The Scots Wikipedia saga
In late August, a keen-eyed Scottish redditor noticed something unusual: the Scots language version of Wikipedia seems to not actually be written in the Scots language. This, of course, is a serious problem. As the redditor points out,
The Scots language version of Wikipedia is legendarily bad. People embroiled in linguistic debates about Scots often use it as evidence that Scots isn’t a language, and if it was an accurate representation, they’d probably be right. It uses almost no Scots vocabulary, what little it does use is usually incorrect, and the grammar always conforms to standard English, not Scots.
For those unaware, Scots is a language from the Scottish lowlands – it diverged from English in the twelfth century and has been variously described as an indigenous language, a dialect, or a regional variant of English.
This puts it in a similar class to other minority languages, such as Irish Gaelic or Kashubian. These regional languages often have a strong cultural history, but are threatened with extinction. The Scots language is estimated to be spoken by around 1.5 million people.

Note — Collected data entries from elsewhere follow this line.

@@ -1475,12 +1610,40 @@
   }
 }
 
+bool tall_form_for(bool bf16_in, bool f32_out, int akout, int bkout, bool plain, int M, int N, long lda, long ldb,
+                   int kt_per_split) {
+  if (tt::opt(tt::OPT_WGRAD_TALL) == 0 || !bf16_in || !f32_out || !akout || !bkout || !plain) return false;
+  if (M <= 256 || M > 320 || M % 8 || N % 8 || N <= 0) return false;
+  if (tt::opt(tt::OPT_GEMM_REGSTAGE) != 0) return false;
+  const long span = ((long)kt_per_split * 64 + 4 * tall::KS) * 2;
+  return span * lda < (1L << 32) && span * ldb < (1L << 32);
+}
+bool gemm_args_plain(const GemmArgs& g, bool shift, int nbatch) {
+  if (shift || g.a_split > 0 || g.beta || g.relu || g.drop_thresh) return false;
+  for (int b = 0; b < nbatch; ++b)
+    if (g.bias[b]) return false;
+  return true;
+}
+
 template <typename T, typename TO>
 int launch_gemm(int akout, int bkout, bool shift, GemmArgs& g, int nbatch, hipStream_t st) {
   constexpr int EPC = 16 / (int)sizeof(T);
   {
     int rc = 0;
     if (try_bres<T, TO>(akout, bkout, shift, g, nbatch, st, &rc)) return rc;
+  }
+  if (tall_form_for(std::is_same<T, bf16_t>::value, std::is_same<TO, float>::value, akout, bkout,
+                    gemm_args_plain(g, shift, nbatch), g.M, g.N, g.lda, g.ldb, g.kt_per_split)) {
+    const long units = (long)tt_ceil_div(g.N, 256) * nbatch * g.splits;
+    const int mode = tt::opt(tt::OPT_WGRAD_TALL);
+    long nfull = units;
+    if (mode == 3) nfull = 0;
+    else if (mode != 2 && units % 256 > 0 && units % 256 <= 128) nfull = units - units % 256;
+    if (nfull > 0) hipLaunchKernelGGL(gemm_tall<false>, dim3((unsigned)nfull), dim3(512), 0, st, g, 0);
+    if (units > nfull)
+      hipLaunchKernelGGL(gemm_tall<true>, dim3((unsigned)(2 * (units - nfull))), dim3(512), 0, st, g, (int)nfull);
+    TT_CHECK_LAUNCH("gemm_tall");
+    return 0;
   }
   const bool dma = (akout ? g.M % EPC == 0 : g.K % EPC == 0) && (bkout ? g.N % EPC == 0 : g.K % EPC == 0) &&
                    g.force_regstage != 1;
@@ -1565,6 +1728,23 @@
   return bres_form_for(m, n, k, nbatch, lda, ldc);
 }
 
+static void split_plan(int k, int esz, int* splits, int* kt_per_split) {
+  const int nk = tt_ceil_div((long)k * esz, 128);
+  int s = *splits < 1 ? 1 : *splits;
+  if (s > nk) s = nk > 0 ? nk : 1;
+  *kt_per_split = nk > 0 ? tt_ceil_div(nk, s) : 1;
+  *splits = nk > 0 ? tt_ceil_div(nk, *kt_per_split) : 1;
+}
+
+extern "C" int tt_gemm_tall_form(int dtype, int out_dtype, int a_kouter, int b_kouter, int m, int n, int k, long lda,
+                                 long ldb, int splits, int extras) {
+  int ktps = 1;
+  split_plan(k, dtype == TT_DT_BF16 ? 2 : 4, &splits, &ktps);
+  return tall_form_for(dtype == TT_DT_BF16, out_dtype == TT_DT_F32, a_kouter, b_kouter, extras == 0, m, n, lda, ldb, ktps)
+             ? 1
+             : 0;
+}
+
 extern "C" long tt_gemm_ws_size(int m, int n, int nbatch, int splits) {
   (void)m;
   return splits > 1 ? (long)m * n * nbatch * splits : 0;
@@ -1592,6 +1772,14 @@
                        const tt_gemm_batch* batch, int nbatch, long lda, long ldb, long ldc,
                        float alpha, int beta_accum, int relu, int seq_t, uint32_t drop_seed,
                        float drop_p, int splits, float* splitk_ws, void* stream) {
+  return tt_gemm_ct(dtype, out_dtype, a_kouter, b_kouter, m, n, k, batch, nbatch, lda, ldb, ldc, alpha, beta_accum, relu,
+                    seq_t, drop_seed, drop_p, splits, splitk_ws, 0, stream);
+}
+
+extern "C" int tt_gemm_ct(int dtype, int out_dtype, int a_kouter, int b_kouter, int m, int n, int k,
+                          const tt_gemm_batch* batch, int nbatch, long lda, long ldb, long ldc,
+                          float alpha, int beta_accum, int relu, int seq_t, uint32_t drop_seed,
+                          float drop_p, int splits, float* splitk_ws, int c_trans, void* stream) {
   TT_CHECK_ARG(dtype == TT_DT_F32 || dtype == TT_DT_BF16, "tt_gemm: bad dtype %d", dtype);
   TT_CHECK_ARG(out_dtype == TT_DT_F32 || out_dtype == dtype, "tt_gemm: bad out_dtype %d", out_dtype);
   TT_CHECK_ARG(nbatch >= 1 && nbatch <= 4, "tt_gemm: nbatch %d not in [1,4]", nbatch);
@@ -1636,11 +1824,10 @@
   g.drop_row0 = batch->drop_row0;
   g.drop_thresh = drop_p > 0.f ? (uint32_t)(drop_p * 16777216.0f + 0.5f) : 0u;
   g.drop_inv_keep = drop_p > 0.f ? 1.0f / (1.0f - drop_p) : 1.0f;
-  const int nk = tt_ceil_div((long)k * esz, 128);
-  if (splits > nk) splits = nk > 0 ? nk : 1;
-  g.kt_per_split = nk > 0 ? tt_ceil_div(nk, splits) : 1;
-  splits = nk > 0 ? tt_ceil_div(nk, g.kt_per_split) : 1;
+  split_plan(k, esz, &splits, &g.kt_per_split);
   g.splits = splits;
+  TT_CHECK_ARG(!c_trans || splits > 1, "tt_gemm_ct: a transposed C needs split-K (splits %d)", splits);
+  g.c_trans = c_trans != 0;
   {
     const int osz = out_dtype == TT_DT_BF16 ? 2 : 4;
     bool ok = (ldc * osz) % 16 == 0;
diff --git a/two_towers_amd/csrc/tt_gemm_core.h b/two_towers_amd/csrc/tt_gemm_core.h
--- a/two_towers_amd/csrc/tt_gemm_core.h
+++ b/two_towers_amd/csrc/tt_gemm_core.h
@@ -21,6 +21,8 @@
 TT_DEV int kc_off(int row, int c) { return row * KTB + ((c ^ ((row >> 1) & 7)) << 4); }
 TT_DEV int ko_v(int k) { return (k & 3) | (((k >> 3) & 1) << 2); }
 TT_DEV int ko16_off(int k, int c) { return k * 256 + ((c ^ (ko_v(k) << 1)) << 4); }
+TT_DEV int kon_v(int k) { return ((k >> 1) & 1) | (((k >> 3) & 1) << 1); }
+TT_DEV int ko16n_off(int k, int c) { return k * 128 + ((c ^ (kon_v(k) << 1)) << 4); }
 TT_DEV int ko32_off_chunk(int k, int c) { return k * 512 + ((c ^ (((k >> 2) & 1) << 2)) << 4); }
 TT_DEV int ko32_off_elem(int k, int m) { return k * 512 + ((m ^ (((k >> 2) & 1) << 4)) << 2); }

How an American teenager became a Scots expert
As it turns out, almost the entirety of the Scots Wikipedia was written by one extremely prolific American teenager. It should be noted that they don’t even speak Scots – they simply use common Scots spellings for certain words and graft them onto pure English grammar.
Needless to say, this isn’t exactly a great look for an already-contested language. What’s worse is the extent of their work – since 2013, this single editor wrote more than 200,000 (!) articles on the Scots Wikipedia, easily becoming the most active user of the community.
In this light, comments such as this are very much warranted:
It turns out an American teen who identifies as an “INTP brony” has singlehandedly written almost the entirety of Scots wikipedia despite not knowing the language at all. Scottish redditors suspect he may have done “more damage to the Scots language than anyone else in history.” https://t.co/FuaXMQjHkr
— dream song 4 (@chickenpaprika) August 25, 2020
Why is this important?
This discovery is important on many levels. For starters, it highlights how vulnerable regional dialects and minority languages are. A single American teenager has inadvertently delegitimized Scots as a language in the eyes of many. Incidents such as these can lead to the diminishing importance of the language among the general public.
For us, this is interesting on another level. Accessibility is one of the most important aspects of chatbot development – for us, the best case scenario would be to support every single language on the planet.
Chatbots can play a major role in protecting endangered languages. This goes beyond just supporting the existing population – they can also be used as educational aides! A major factor in protecting regional languages is providing a sort-of “support ecosystem”. That is to say, the more services supporting a given language, the more likely it is to grow and thrive.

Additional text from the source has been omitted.